* Exercise prompt
Report the count, and only the count, of lines in the records that include the word "lddx".

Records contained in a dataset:

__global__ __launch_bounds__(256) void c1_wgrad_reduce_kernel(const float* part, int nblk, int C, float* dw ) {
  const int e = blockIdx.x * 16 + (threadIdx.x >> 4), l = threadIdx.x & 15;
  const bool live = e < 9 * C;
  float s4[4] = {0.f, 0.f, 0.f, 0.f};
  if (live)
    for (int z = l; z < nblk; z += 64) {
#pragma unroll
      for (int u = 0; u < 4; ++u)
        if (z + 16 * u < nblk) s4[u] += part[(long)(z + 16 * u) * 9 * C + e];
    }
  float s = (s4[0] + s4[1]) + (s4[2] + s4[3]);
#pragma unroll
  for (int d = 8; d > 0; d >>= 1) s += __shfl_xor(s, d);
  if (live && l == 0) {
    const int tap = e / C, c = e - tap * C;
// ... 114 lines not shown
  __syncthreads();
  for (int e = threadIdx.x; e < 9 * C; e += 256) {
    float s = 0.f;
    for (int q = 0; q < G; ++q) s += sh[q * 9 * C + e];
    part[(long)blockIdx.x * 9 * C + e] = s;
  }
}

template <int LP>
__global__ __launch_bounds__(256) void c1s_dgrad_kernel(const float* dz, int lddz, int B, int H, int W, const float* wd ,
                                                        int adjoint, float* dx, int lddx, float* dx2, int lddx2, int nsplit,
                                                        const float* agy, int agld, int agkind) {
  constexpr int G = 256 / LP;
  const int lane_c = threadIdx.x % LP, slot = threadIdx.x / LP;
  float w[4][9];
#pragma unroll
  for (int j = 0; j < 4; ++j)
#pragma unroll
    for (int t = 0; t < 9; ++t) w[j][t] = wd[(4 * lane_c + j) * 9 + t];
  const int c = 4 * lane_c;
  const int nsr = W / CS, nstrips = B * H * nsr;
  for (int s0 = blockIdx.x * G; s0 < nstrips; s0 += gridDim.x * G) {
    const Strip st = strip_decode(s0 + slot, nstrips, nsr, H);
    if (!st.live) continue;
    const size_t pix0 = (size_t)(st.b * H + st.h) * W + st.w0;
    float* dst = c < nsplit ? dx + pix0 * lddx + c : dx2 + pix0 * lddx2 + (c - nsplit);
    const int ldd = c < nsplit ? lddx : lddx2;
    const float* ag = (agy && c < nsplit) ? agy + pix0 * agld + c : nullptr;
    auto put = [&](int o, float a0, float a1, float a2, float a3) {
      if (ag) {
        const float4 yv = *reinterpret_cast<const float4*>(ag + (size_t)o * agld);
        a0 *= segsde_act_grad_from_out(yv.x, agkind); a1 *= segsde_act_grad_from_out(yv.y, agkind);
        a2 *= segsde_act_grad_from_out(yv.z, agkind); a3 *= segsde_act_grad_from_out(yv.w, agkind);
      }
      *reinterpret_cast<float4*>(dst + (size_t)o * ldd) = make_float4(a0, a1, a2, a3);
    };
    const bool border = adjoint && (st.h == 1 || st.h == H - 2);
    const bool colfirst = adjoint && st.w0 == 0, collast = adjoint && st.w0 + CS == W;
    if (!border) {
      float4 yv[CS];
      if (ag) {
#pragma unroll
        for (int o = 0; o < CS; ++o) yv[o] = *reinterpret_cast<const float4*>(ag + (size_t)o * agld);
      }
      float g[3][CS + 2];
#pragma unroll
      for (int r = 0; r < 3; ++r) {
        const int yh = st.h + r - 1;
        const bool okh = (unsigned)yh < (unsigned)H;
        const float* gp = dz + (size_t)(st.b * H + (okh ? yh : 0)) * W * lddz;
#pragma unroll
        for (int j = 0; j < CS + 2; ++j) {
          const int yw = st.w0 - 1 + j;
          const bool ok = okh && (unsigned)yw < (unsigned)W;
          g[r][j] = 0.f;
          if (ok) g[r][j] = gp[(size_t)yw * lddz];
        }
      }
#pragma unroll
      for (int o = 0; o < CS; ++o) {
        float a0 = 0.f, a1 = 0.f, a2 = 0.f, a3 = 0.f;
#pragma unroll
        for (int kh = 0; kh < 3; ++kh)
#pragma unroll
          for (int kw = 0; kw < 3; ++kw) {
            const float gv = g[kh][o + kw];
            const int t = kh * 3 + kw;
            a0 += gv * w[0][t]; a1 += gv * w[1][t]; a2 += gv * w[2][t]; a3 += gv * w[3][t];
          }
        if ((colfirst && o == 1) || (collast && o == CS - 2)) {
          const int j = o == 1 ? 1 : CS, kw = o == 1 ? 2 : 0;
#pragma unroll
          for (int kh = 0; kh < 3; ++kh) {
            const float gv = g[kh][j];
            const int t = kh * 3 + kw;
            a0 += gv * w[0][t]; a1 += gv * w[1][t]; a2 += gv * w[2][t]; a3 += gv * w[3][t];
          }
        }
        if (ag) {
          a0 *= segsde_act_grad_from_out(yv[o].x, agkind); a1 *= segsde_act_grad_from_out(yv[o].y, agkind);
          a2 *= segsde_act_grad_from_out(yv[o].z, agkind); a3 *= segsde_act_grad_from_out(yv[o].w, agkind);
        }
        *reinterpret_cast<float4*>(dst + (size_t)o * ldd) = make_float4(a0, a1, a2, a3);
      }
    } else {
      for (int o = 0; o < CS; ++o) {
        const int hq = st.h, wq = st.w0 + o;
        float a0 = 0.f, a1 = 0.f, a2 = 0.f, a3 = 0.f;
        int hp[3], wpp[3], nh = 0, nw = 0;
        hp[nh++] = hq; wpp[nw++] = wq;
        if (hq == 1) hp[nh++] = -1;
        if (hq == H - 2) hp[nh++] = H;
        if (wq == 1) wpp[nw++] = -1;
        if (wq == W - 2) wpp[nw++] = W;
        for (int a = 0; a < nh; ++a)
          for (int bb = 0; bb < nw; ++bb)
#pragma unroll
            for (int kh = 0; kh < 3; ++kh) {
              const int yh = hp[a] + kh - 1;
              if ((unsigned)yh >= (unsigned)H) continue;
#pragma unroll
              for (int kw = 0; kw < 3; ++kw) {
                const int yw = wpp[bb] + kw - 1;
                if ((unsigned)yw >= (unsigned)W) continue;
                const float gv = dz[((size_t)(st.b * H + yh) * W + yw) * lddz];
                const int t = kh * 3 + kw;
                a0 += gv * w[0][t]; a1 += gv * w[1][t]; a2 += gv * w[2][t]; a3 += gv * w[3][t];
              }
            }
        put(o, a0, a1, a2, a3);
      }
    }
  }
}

* Output
3